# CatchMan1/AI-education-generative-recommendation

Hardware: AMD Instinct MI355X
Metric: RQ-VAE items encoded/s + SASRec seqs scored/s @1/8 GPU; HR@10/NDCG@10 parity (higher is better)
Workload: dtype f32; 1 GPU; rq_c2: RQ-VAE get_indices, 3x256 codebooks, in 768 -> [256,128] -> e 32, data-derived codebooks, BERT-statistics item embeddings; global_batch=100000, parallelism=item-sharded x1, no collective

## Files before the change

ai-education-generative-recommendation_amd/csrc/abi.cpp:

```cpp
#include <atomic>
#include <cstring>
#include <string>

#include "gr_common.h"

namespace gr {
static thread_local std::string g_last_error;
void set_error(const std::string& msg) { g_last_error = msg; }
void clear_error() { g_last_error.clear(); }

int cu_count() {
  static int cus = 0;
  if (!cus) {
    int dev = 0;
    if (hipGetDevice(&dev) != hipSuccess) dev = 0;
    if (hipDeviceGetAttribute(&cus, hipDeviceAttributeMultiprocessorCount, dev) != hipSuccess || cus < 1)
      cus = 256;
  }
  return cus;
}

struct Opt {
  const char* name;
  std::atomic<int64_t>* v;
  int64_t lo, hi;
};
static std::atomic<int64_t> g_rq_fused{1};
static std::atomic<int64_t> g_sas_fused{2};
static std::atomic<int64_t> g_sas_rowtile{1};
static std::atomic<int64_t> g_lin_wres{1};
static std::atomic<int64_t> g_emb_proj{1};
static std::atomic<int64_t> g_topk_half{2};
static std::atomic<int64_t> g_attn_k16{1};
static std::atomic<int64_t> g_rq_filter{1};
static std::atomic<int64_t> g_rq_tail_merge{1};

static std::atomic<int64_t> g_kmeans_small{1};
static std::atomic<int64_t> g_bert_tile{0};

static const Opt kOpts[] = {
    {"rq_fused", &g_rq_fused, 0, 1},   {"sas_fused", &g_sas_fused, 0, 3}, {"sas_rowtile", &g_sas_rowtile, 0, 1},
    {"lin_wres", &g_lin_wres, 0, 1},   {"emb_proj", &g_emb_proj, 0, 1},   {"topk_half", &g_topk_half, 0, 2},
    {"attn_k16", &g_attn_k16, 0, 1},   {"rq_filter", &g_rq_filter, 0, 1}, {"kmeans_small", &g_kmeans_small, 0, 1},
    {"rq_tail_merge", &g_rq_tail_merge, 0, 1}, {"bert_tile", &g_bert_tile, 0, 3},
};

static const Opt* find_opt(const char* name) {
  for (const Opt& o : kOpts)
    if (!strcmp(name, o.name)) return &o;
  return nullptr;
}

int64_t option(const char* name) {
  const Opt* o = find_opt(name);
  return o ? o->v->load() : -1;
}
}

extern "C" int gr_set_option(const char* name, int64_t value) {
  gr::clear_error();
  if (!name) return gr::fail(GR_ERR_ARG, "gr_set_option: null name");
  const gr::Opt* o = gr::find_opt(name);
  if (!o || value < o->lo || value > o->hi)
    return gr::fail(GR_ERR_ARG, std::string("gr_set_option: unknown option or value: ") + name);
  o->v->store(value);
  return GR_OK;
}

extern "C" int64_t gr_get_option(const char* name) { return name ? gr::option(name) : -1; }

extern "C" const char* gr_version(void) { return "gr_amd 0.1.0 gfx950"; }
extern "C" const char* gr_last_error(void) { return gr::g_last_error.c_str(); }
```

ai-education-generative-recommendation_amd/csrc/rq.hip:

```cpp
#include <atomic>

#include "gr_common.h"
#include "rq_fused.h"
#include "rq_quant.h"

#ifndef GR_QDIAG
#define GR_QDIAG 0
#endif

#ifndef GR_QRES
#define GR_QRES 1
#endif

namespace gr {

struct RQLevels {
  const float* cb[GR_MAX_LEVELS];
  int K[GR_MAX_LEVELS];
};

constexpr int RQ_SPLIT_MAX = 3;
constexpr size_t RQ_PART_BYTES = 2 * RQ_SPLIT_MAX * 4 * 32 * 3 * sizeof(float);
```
============
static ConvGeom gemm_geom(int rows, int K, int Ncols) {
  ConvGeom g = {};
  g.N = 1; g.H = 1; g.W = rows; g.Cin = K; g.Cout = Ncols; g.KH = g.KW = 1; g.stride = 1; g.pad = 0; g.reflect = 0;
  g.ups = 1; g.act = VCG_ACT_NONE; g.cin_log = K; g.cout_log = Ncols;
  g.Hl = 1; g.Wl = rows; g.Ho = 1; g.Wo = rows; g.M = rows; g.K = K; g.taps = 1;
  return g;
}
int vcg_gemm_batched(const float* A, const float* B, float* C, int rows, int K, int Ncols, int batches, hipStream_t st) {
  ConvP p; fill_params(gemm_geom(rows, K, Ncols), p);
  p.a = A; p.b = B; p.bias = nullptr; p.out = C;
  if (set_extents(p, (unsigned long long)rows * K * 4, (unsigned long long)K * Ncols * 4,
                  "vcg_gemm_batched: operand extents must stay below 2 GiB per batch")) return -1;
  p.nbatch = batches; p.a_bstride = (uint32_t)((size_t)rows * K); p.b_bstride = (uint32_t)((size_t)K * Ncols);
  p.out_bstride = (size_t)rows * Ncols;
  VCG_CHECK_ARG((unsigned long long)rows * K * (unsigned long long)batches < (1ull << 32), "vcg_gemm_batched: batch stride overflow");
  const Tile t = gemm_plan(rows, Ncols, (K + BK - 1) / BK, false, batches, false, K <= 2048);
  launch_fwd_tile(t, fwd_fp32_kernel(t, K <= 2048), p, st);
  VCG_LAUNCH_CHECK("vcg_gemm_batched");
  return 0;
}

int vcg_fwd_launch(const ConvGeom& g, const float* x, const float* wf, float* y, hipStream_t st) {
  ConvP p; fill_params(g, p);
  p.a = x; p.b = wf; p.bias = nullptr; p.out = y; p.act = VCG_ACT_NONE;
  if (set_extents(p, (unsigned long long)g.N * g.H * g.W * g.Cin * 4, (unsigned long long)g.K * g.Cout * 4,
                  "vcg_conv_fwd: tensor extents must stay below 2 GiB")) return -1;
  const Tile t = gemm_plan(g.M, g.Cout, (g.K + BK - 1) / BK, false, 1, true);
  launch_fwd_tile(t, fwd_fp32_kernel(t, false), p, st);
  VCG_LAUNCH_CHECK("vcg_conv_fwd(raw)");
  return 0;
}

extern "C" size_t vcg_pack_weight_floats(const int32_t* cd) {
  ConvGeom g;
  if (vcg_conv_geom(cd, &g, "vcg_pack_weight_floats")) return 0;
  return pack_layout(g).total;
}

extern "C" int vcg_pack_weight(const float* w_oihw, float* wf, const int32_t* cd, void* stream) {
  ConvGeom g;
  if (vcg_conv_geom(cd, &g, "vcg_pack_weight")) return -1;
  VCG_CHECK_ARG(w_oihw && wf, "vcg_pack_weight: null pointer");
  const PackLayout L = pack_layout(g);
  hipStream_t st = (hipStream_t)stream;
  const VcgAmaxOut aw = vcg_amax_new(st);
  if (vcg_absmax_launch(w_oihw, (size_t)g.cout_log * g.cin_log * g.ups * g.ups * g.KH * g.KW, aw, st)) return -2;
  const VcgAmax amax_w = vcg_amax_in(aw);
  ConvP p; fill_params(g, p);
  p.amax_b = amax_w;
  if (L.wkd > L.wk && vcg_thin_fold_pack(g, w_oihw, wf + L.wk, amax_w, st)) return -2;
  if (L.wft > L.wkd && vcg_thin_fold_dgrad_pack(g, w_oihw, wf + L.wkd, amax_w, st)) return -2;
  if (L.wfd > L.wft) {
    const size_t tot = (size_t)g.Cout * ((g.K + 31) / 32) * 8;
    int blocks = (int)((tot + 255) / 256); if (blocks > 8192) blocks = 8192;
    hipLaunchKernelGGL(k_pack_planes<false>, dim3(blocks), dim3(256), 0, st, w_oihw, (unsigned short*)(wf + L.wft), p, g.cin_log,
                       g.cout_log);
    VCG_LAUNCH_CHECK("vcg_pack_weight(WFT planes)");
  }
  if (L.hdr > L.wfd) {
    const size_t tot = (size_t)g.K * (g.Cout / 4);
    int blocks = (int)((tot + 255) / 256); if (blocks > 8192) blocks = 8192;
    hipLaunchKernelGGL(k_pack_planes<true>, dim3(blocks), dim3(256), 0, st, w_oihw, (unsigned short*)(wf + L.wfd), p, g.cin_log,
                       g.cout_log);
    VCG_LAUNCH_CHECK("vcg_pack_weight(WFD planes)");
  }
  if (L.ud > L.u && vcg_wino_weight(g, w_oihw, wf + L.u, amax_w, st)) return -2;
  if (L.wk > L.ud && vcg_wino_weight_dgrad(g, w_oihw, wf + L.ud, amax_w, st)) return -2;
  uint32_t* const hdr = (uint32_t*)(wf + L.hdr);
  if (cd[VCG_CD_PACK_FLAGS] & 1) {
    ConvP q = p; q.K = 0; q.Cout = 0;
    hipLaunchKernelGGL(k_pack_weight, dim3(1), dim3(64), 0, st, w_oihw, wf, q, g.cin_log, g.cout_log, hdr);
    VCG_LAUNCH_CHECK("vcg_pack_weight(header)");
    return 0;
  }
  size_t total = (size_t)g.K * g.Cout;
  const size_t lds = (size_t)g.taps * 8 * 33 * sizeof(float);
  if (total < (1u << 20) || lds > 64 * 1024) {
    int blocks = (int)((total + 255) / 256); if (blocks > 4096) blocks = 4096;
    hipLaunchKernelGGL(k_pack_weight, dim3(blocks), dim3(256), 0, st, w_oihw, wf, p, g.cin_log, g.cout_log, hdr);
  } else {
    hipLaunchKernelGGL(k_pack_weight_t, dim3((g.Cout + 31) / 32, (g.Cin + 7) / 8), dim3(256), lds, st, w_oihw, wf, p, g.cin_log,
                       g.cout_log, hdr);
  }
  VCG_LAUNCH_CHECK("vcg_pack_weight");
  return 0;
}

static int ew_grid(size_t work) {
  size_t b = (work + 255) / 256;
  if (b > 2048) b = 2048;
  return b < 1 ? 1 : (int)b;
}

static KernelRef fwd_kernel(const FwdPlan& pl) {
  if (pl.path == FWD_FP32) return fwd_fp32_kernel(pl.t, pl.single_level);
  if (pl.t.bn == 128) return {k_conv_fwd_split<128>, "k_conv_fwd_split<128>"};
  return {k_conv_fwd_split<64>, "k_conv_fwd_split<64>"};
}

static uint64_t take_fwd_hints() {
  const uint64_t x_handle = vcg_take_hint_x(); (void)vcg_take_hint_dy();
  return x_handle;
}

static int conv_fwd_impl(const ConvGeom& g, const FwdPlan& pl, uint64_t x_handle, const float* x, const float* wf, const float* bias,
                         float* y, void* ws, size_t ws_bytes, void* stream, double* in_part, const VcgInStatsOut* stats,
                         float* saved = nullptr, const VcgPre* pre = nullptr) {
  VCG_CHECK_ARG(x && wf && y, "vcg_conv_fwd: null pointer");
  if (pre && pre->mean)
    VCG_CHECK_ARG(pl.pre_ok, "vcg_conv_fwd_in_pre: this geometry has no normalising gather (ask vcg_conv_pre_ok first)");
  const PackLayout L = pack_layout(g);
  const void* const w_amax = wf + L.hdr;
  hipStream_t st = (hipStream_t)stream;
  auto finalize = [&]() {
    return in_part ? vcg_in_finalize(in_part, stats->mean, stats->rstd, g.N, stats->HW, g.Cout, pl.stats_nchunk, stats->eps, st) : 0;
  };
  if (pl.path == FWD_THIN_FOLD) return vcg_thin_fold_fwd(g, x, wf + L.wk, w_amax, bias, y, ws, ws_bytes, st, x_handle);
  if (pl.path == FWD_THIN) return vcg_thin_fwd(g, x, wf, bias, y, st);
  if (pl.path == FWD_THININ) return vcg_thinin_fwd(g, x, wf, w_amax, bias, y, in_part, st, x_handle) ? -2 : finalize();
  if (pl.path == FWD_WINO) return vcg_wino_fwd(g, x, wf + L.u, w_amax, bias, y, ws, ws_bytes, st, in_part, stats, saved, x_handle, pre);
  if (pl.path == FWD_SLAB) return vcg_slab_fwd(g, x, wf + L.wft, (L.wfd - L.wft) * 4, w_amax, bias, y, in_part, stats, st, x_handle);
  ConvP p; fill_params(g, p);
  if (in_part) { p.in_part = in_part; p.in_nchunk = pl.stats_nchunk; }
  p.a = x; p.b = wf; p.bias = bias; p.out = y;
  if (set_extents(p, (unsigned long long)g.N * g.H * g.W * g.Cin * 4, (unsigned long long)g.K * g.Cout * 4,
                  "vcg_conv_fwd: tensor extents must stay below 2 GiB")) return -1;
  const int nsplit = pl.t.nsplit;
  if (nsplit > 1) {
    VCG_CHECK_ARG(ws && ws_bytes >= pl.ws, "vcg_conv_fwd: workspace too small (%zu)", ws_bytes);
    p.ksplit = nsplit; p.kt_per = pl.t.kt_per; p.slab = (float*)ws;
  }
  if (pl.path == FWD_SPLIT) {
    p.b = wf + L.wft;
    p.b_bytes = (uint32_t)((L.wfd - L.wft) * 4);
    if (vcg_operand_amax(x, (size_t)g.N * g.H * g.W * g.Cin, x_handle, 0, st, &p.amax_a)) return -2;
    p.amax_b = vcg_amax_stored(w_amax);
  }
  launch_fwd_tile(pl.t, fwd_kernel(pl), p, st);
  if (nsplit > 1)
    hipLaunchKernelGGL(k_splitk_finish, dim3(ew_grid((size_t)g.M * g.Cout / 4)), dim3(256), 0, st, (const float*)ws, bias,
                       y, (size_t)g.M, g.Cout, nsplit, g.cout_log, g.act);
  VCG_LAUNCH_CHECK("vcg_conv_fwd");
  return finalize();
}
============
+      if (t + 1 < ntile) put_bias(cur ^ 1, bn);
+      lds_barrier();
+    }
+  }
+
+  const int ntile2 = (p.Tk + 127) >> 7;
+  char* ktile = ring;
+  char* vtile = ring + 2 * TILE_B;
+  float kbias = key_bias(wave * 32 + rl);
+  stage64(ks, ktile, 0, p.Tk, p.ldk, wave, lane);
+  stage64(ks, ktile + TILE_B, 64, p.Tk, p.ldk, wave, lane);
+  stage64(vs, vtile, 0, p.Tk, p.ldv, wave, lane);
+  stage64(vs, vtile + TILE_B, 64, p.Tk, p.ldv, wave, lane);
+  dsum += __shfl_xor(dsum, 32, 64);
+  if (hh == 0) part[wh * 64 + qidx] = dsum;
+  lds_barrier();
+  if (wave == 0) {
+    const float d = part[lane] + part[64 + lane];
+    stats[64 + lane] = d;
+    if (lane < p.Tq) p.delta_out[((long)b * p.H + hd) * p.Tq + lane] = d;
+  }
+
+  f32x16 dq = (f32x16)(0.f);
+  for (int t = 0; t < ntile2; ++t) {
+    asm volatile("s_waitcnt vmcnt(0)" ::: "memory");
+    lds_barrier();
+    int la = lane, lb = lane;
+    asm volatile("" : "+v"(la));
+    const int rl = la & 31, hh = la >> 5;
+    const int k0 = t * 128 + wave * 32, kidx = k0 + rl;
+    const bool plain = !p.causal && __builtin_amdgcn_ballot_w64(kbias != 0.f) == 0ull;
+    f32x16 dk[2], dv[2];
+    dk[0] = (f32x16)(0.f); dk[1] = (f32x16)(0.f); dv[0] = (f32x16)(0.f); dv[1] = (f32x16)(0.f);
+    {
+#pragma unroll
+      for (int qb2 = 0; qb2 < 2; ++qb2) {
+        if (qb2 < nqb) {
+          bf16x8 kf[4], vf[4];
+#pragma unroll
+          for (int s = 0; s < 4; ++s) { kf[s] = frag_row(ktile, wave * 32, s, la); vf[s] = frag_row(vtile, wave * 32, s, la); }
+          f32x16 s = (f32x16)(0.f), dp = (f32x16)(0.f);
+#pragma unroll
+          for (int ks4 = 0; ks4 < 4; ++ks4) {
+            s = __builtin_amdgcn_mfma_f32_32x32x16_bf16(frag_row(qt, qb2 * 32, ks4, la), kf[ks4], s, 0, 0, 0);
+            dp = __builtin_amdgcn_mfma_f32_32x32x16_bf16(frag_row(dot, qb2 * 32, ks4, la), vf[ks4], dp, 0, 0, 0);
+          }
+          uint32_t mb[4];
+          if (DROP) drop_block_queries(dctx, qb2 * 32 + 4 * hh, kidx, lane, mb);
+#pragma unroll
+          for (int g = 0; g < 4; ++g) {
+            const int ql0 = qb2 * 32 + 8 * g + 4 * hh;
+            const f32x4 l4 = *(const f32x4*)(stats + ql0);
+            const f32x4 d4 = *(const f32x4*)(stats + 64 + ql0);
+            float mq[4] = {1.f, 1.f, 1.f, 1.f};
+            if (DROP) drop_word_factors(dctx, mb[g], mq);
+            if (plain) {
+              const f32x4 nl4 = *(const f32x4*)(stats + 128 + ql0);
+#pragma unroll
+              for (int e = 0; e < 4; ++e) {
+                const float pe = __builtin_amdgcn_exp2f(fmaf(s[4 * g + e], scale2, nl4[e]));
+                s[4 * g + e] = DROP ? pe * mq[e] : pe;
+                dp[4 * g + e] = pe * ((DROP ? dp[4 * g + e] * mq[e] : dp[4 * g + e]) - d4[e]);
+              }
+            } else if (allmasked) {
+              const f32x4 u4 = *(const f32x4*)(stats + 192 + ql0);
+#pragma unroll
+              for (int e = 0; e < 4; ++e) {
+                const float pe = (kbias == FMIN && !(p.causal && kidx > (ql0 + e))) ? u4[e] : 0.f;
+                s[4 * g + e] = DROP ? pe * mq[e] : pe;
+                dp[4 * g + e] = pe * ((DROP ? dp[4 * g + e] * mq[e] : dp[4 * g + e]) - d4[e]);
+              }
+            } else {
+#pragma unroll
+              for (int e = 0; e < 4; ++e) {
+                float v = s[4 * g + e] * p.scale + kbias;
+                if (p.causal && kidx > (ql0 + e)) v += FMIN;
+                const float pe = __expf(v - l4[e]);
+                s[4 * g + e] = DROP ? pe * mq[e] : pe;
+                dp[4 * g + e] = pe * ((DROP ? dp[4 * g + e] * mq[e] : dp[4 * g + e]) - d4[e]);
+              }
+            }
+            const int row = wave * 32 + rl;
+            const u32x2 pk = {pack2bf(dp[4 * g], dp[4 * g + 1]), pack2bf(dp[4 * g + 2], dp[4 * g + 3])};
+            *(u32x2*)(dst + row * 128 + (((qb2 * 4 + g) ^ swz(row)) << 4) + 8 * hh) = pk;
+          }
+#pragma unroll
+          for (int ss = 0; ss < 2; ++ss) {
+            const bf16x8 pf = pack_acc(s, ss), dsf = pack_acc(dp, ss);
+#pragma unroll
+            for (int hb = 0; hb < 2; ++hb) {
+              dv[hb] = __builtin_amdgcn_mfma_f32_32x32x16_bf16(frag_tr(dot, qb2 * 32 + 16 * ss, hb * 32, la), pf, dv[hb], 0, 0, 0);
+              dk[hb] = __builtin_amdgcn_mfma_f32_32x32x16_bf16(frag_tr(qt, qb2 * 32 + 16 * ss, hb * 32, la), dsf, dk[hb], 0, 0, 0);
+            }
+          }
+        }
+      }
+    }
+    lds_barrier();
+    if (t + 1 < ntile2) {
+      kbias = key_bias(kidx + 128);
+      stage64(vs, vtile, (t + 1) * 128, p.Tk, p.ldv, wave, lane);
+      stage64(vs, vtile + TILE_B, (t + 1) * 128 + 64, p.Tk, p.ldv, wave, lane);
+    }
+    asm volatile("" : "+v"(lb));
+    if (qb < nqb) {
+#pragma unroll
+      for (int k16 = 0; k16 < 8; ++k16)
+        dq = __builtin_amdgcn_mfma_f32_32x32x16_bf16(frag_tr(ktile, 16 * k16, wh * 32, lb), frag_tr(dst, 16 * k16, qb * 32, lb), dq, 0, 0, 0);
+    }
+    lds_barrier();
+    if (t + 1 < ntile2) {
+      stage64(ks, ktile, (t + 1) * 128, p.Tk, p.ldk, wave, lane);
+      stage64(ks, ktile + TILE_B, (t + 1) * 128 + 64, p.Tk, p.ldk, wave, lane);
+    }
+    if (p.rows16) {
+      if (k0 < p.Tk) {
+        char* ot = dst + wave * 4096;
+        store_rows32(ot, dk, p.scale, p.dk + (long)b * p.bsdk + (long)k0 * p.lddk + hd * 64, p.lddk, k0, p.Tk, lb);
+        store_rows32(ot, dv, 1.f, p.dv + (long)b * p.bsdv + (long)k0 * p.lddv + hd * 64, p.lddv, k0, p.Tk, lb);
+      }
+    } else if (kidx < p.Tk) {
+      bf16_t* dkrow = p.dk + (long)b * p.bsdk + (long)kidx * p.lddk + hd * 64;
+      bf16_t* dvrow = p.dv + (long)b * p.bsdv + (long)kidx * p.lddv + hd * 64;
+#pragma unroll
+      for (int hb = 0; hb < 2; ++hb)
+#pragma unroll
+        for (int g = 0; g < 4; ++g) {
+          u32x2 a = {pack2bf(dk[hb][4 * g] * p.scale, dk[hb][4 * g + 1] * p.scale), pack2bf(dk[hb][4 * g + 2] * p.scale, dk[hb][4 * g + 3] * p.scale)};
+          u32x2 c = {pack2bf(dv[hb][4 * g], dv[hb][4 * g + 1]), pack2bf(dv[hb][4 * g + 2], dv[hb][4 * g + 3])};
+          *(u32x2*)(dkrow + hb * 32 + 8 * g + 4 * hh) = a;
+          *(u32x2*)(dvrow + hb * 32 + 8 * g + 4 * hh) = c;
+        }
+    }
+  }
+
============
Prompt - For each line in the entries that holds "generative", return that line.

Answer to this task -
# CatchMan1/AI-education-generative-recommendation
ai-education-generative-recommendation_amd/csrc/abi.cpp:
ai-education-generative-recommendation_amd/csrc/rq.hip:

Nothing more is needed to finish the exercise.